This update rule is covariant in the sense that the change to the trajectory that results from the update is a function only of the trajectory itself, and not the particular representation used (e.g. waypoint based), at least in the limit of small step size and fine discretization.

The overall CHOMP objective function is strongly convex – that is, it can be lower-bounded over the entire region by a quadratic with curvature A \[ \xi_{i+1} = \xi_{i} - \eta A^{-1} \nabla U(\xi_{i}) \]

Hamiltonian Monte Carlo

refer: http://arogozhnikov.github.io/2016/12/19/markov_chain_monte_carlo.html

Intuition \[ p(\xi, \alpha) \propto exp(-\alpha U(\xi)) \]
define a Hamilton function as \[ H(\xi, \gamma) := U(\xi) + K(\gamma) \] where \(K(\gamma) = \frac{1}{2} \gamma'\gamma\).

\[ p(\xi, \gamma) \propto exp(-H(\xi, \gamma)) \]

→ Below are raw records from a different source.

@@ -939,12 +948,18 @@
 }
 int route_window(trre_prog* p, ScanCtx* cx, LaunchPlan& pl, hipStream_t stream) {
     using namespace trre;
+    const int pair_bytes = p->stt.lpw2_ok && !switches().no_lpw_pair ? (int)(p->stt.lpw2.size() * 4) : 0;
+    if (pl.lpd && launch_lpd_kernel((int)(p->stt.lpw.size() * 4), p->stt.lpw_delay > 3, pl.args, stream, pair_bytes)) {
+        if (switches().trace) fprintf(stderr, "trre: window route: k_stream_lpd (definite table, order %u)\n", p->stt.lpw_sync - 1);
+        return TRRE_OK;
+    }
+    pl.lpd = false;
+    if (switches().trace) fprintf(stderr, "trre: window route: k_stream_lpw (order %d)\n", (int)p->stt.lpw_sync - 1);
     const int64_t n_lanes = (pl.args.vend + pl.lane_bytes - 1) / pl.lane_bytes;
     HIP_TRY(cx->d_redo.reserve((size_t)n_lanes, (size_t)(n_lanes + 1) * 4));
     HIP_TRY(hipMemsetAsync(cx->d_redo, 0, 4, stream));
     pl.args.redo = cx->d_redo;
-    launch_lpw_kernel((int)(p->stt.lpw.size() * 4), p->stt.lpw_delay > 3, pl.direct_ent_lds, pl.args, pl.lane_bytes, stream,
-                      p->stt.lpw2_ok && !switches().no_lpw_pair ? (int)(p->stt.lpw2.size() * 4) : 0);
+    launch_lpw_kernel((int)(p->stt.lpw.size() * 4), p->stt.lpw_delay > 3, pl.direct_ent_lds, pl.args, pl.lane_bytes, stream, pair_bytes);
     return TRRE_OK;
 }
 int route_wide_guided(ScanCtx* cx, LaunchPlan& pl, hipStream_t stream) {
@@ -1104,7 +1119,7 @@
     pd.d_in = d_in; pd.d_out = d_out; pd.n = n; pd.cap = cap; pd.stream = stream;
     pd.user_in = user_in; pd.aliased = aliased;
     if (n == 0) return TRRE_OK;
-    int rc = long_line_switch(p, cx, &family, d_in, n, cap, stream);
+    int rc = lpd_route(p, family, d_in, d_out) ? TRRE_OK : long_line_switch(p, cx, &family, d_in, n, cap, stream);
     if (rc) return rc;
     pd.family = family;
     if (family == TRRE_KERNEL_DFT_LAZY) { rc = lazy_ensure(p); if (rc) return rc; }
diff --git a/trre_amd/csrc/scan_block.hpp b/trre_amd/csrc/scan_block.hpp
--- a/trre_amd/csrc/scan_block.hpp
+++ b/trre_amd/csrc/scan_block.hpp
@@ -1756,13 +1756,13 @@
     kk[0] = T.cls[w & 0xffu]; kk[1] = T.cls[(w >> 8) & 0xffu]; kk[2] = T.cls[(w >> 16) & 0xffu]; kk[3] = T.cls[w >> 24];
 }
 
-template <bool kCheckEnd, bool kWide>
+template <bool kCheckEnd, bool kWide, int kDwords = 4>
 TRRE_HD void wt_block(const LpwView& T, const U128& cur, uint32_t next_w, uint32_t (&kk)[4], int32_t rv, int32_t rhi, uint32_t& row,
                       uint32_t& win, uint32_t& win_hi, uint32_t& seen, uint32_t (&Rm)[4], uint32_t& done, int32_t& rend) {
     const uint32_t wd[5] = {cur.x, cur.y, cur.z, cur.w, next_w};
     uint32_t R = 0;
 #pragma unroll
-    for (int d = 0; d < 4; ++d) {
+    for (int d = 0; d < kDwords; ++d) {
         uint32_t w = wd[d];
         const uint32_t kc[4] = {kk[0], kk[1], kk[2], kk[3]};
         lpw_classes(T, wd[d + 1], kk);
@@ -1802,13 +1802,13 @@
     }
 }
 
-template <bool kCheckEnd>
+template <bool kCheckEnd, int kDwords = 4>
 TRRE_HD void wt_block_pair(const LpwView& T, const U128& cur, uint32_t next_w, uint32_t (&kk)[4], int32_t rv, int32_t rhi, uint32_t& row,
                            uint32_t& win, uint32_t& win_hi, uint32_t& seen, uint32_t (&Rm)[4], uint32_t& done, int32_t& rend) {
     const uint32_t wd[5] = {cur.x, cur.y, cur.z, cur.w, next_w};
     uint32_t R = 0;
 #pragma unroll
-    for (int d = 0; d < 4; ++d) {
+    for (int d = 0; d < kDwords; ++d) {
         const uint32_t w = wd[d];
         const uint32_t kc[4] = {kk[0], kk[1], kk[2], kk[3]};
         lpw_classes(T, wd[d + 1], kk);
diff --git a/trre_amd/csrc/scan_kernels.hip b/trre_amd/csrc/scan_kernels.hip
--- a/trre_amd/csrc/scan_kernels.hip
+++ b/trre_amd/csrc/scan_kernels.hip
@@ -6,6 +6,7 @@
 #include "launch.hpp"
 #include "switches.hpp"
 #include "scan_block.hpp"
+#include "window_block.hpp"
 #include "splice_block.hpp"
 #include "one_block.hpp"
 #include "gen_block.hpp"
@@ -821,6 +822,115 @@
     const bool ring_lds = reinterpret_cast<const void*>(a.blob) != nullptr && direct_ent_in_lds;
     if (ring_lds) hipLaunchKernelGGL((k_stream_redo<true>), dim3(64), dim3(kDirectThreads), kDirectLds, s, a, lane_bytes);
     else hipLaunchKernelGGL((k_stream_redo<false>), dim3(64), dim3(kDirectThreads), kDirectLdsHot, s, a, lane_bytes);
+}
+constexpr int kLpdThreads = 512;
+constexpr int kLpdWaves = kLpdThreads / kWave;
+constexpr int kLpdS = 64;
+constexpr int kLpdTile = kWave * kLpdS;
+constexpr int kLpdBlocksPerCu = 3;
+
+template <bool kWide, bool kPair>
+__global__ __launch_bounds__(kLpdThreads) void k_stream_lpd(ScanArgs a, int64_t first, int64_t n_tiles, int ent_room) {
+    extern __shared__ __attribute__((aligned(16))) uint8_t smem[];
+    constexpr int kBlocks = kLpdS / 16;
+    const StreamBlobHeader& h = *reinterpret_cast<const StreamBlobHeader*>(a.blob);
+    for (int k = threadIdx.x; k < 256; k += kLpdThreads) smem[k] = a.blob[h.off_cls + k];
+    const uint32_t off_ent = kPair ? h.off_lpw2 : h.off_lpw, ent_bytes = kPair ? h.lpw2_bytes : h.lpw_bytes;
+    {
+        const U128* e = reinterpret_cast<const U128*>(a.blob + off_ent);
+        U128* d = reinterpret_cast<U128*>(smem + 256);
+        for (int k = threadIdx.x; k < (int)(ent_bytes / 16); k += kLpdThreads) d[k] = e[k];
+    }
+    __syncthreads();
+    LpwView T;
+    T.cls = smem;
+    T.ent = reinterpret_cast<const U128*>(smem + 256);
+    T.delay = h.lpw_delay;
+    T.n_cls = h.n_cls;
+    const int lid = threadIdx.x & (kWave - 1), wid = threadIdx.x / kWave;
+    uint8_t* tile = smem + 256 + ent_room + wid * kLpdTile;
+    const uint32_t t0 = __builtin_amdgcn_readfirstlane(wt_lds_addr(tile));
+    const int moff = lpd_move_off<kLpdS>(lid);
+    const LpdRow<kLpdS> mine(tile, lid), below(tile, lid > 0 ? lid - 1 : 0), above(tile, lid < kWave - 1 ? lid + 1 : kWave - 1);
+    typedef uint32_t u32x4 __attribute__((ext_vector_type(4)));
+    uint32_t seen = 0;
+    const uint32_t sync = h.pad4[0];
+    const int64_t n_waves = (int64_t)gridDim.x * kLpdWaves;
+    for (int64_t t = (int64_t)blockIdx.x * kLpdWaves + wid; t < n_tiles; t += n_waves) {
+        const uint8_t* gin = a.in_v0 + first + t * kLpdTile;
+        uint8_t* gout = a.out_v0 + first + t * kLpdTile;
+        TRRE_WAIT_LGKM0();
+#pragma unroll
+        for (int i = 0; i < kBlocks; ++i) wt_glds16(gin + moff + i * 1024, t0 + i * 1024);
+        U128 warm{};
+        uint32_t f0 = 0, f1 = 0;
+        if (lid == 0) warm = *reinterpret_cast<const U128*>(gin - 16);
+        if (lid == kWave - 1) { f0 = *reinterpret_cast<const uint32_t*>(gin + kLpdTile); f1 = *reinterpret_cast<const uint32_t*>(gin + kLpdTile + 4); }
+        TRRE_WAIT_VM(0);
+        U128 b[kBlocks], o[kBlocks];
+#pragma unroll
+        for (int q = 0; q < kBlocks; ++q) b[q] = mine.load(q);
+        const U128 wb = below.load(kBlocks - 1), fa = above.load(0);
+        if (lid != 0) warm = wb;
+        if (lid != kWave - 1) { f0 = fa.x; f1 = fa.y; }
+        lpd_lane<kWide, kPair, kBlocks>(T, sync, warm, b, f0, f1, o, seen);
+#pragma unroll
+        for (int q = 0; q < kBlocks; ++q) mine.store(q, o[q]);
+#pragma unroll
+        for (int i = 0; i < kBlocks; ++i) {
+            const u32x4 ov = *reinterpret_cast<const u32x4*>(tile + i * 1024 + lid * 16);
+            u32x4* dst = reinterpret_cast<u32x4*>(gout + moff + i * 1024);
+            __builtin_nontemporal_store(ov, dst);
+        }
+    }
+    if (seen & kLpwNul) atomicOr(a.status, kStNul);
+    if (seen & kLpwDiv) atomicOr(a.status, kStDiverge);
+}
+template <bool kWide>
+__global__ __launch_bounds__(256) void k_stream_lpd_ends(ScanArgs a, LpdSpan sp) {
+    const StreamBlobHeader& h = *reinterpret_cast<const StreamBlobHeader*>(a.blob);
+    LpwView T;
+    T.cls = a.blob + h.off_cls;
+    T.ent = reinterpret_cast<const U128*>(a.blob + h.off_lpw);
+    T.delay = h.lpw_delay;
+    T.n_cls = h.n_cls;
+    const int64_t n = lpd_end_segments(a, sp);
+    uint32_t st = 0;
+    for (int64_t k = (int64_t)blockIdx.x * 256 + threadIdx.x; k < n; k += (int64_t)gridDim.x * 256) lpd_end_segment<kWide>(a, T, sp, k, st);
+    if (st) atomicOr(a.status, st);
+}
+bool launch_lpd_kernel(int ent_bytes, bool wide, const ScanArgs& a, void* stream, int pair_bytes) {
+    hipStream_t s = static_cast<hipStream_t>(stream);
+    const bool pair = pair_bytes > 0 && pair_bytes <= kWtEntMax && !wide;
+    if (!pair && ent_bytes > kWtEntMax) return false;
+    const int ent_room = ((pair ? pair_bytes : ent_bytes) + 15) / 16 * 16;
+    const int lds = 256 + ent_room + kLpdWaves * kLpdTile;
+    const LpdSpan sp = lpd_span(a.vbeg, a.vend, kLpdTile, 128);
+    if (sp.n_tiles) {
+        static std::atomic<int> cus_cache{0};
+        if (!cus_cache.load()) {
+            int dev = 0;
+            (void)hipGetDevice(&dev);
+            hipDeviceProp_t prop;
+            cus_cache.store(hipGetDeviceProperties(&prop, dev) == hipSuccess && prop.multiProcessorCount > 0 ? prop.multiProcessorCount : 256);
+        }
+        const int64_t want = (sp.n_tiles + kLpdWaves - 1) / kLpdWaves, most = (int64_t)cus_cache.load() * kLpdBlocksPerCu;
+        const dim3 grid((unsigned)(want < most ? want : most));
+        if (pair) {
+            allow_big_lds<&k_stream_lpd<false, true>>();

The system dynamics (Hamilton equation): \[ \frac{d\xi}{dt} = \gamma \] \[ \frac{\gamma}{dt} = -\nabla U(\xi) \]

The full numerically robust Hamiltonian Monte Carlo. refer to the paper

Relationship to DDP

For the sake of simplicity, let's consider a simple case, where: \[ x = q \]

\[ \dot{x} = u \] \[ L(x,u,t) = c(x) ||u|| + \frac{1}{2} u^{\top} u \] \[ H = c(x) ||u|| + \frac{1}{2} u^{\top} u + \lambda^{\top} u \] \[ \lambda = -H_x = - c_x(x) ||u|| \] Therefore, \[ H = c(x) ||u|| + \frac{1}{2} u^{\top} u - ||u|| c_x(x) u \] and \[ H_u = c(x) ||u||_u + u - ||u||_u c_x(x) u - ||u||c_x(x) \]

Continuous DDP (Differential Dynamic Programming)

Calculus of Variation

In optimal control, we are trying to solve: \[ u = \arg \min_{u} J = \psi(x(t_f)) + \int_{t_0}^{t_f} L(x(t), u(t), t) dt \] s.t. \[ \dot{x}(t) = f(x(t), u(t), t) \] \[ x(t_0) = x_0 \]

The total cost \(J\) is a sum of the terminal cost and an integral along the way. The total cost \(J\) is also called performance index.

Using Lagrange method to augment the cost: \[ \bar{J} = L + \lambda^{\top} (f-\dot{x}) \]

Assuming \(J\) is chosen to be continuous in \(x\), \(u\), and \(t\), we write the variation as ¹: \[ \delta \bar{J} = \psi_x \delta x(t_f) + \int_{t_0}^{t_f} [ L_x \delta x + L_u \delta u + \lambda^{\top} f_x \delta x + \lambda^{\top} f_u \delta u - \lambda^{\top} \delta \dot(x) ] dt \] where subscripts denote partial derivatives.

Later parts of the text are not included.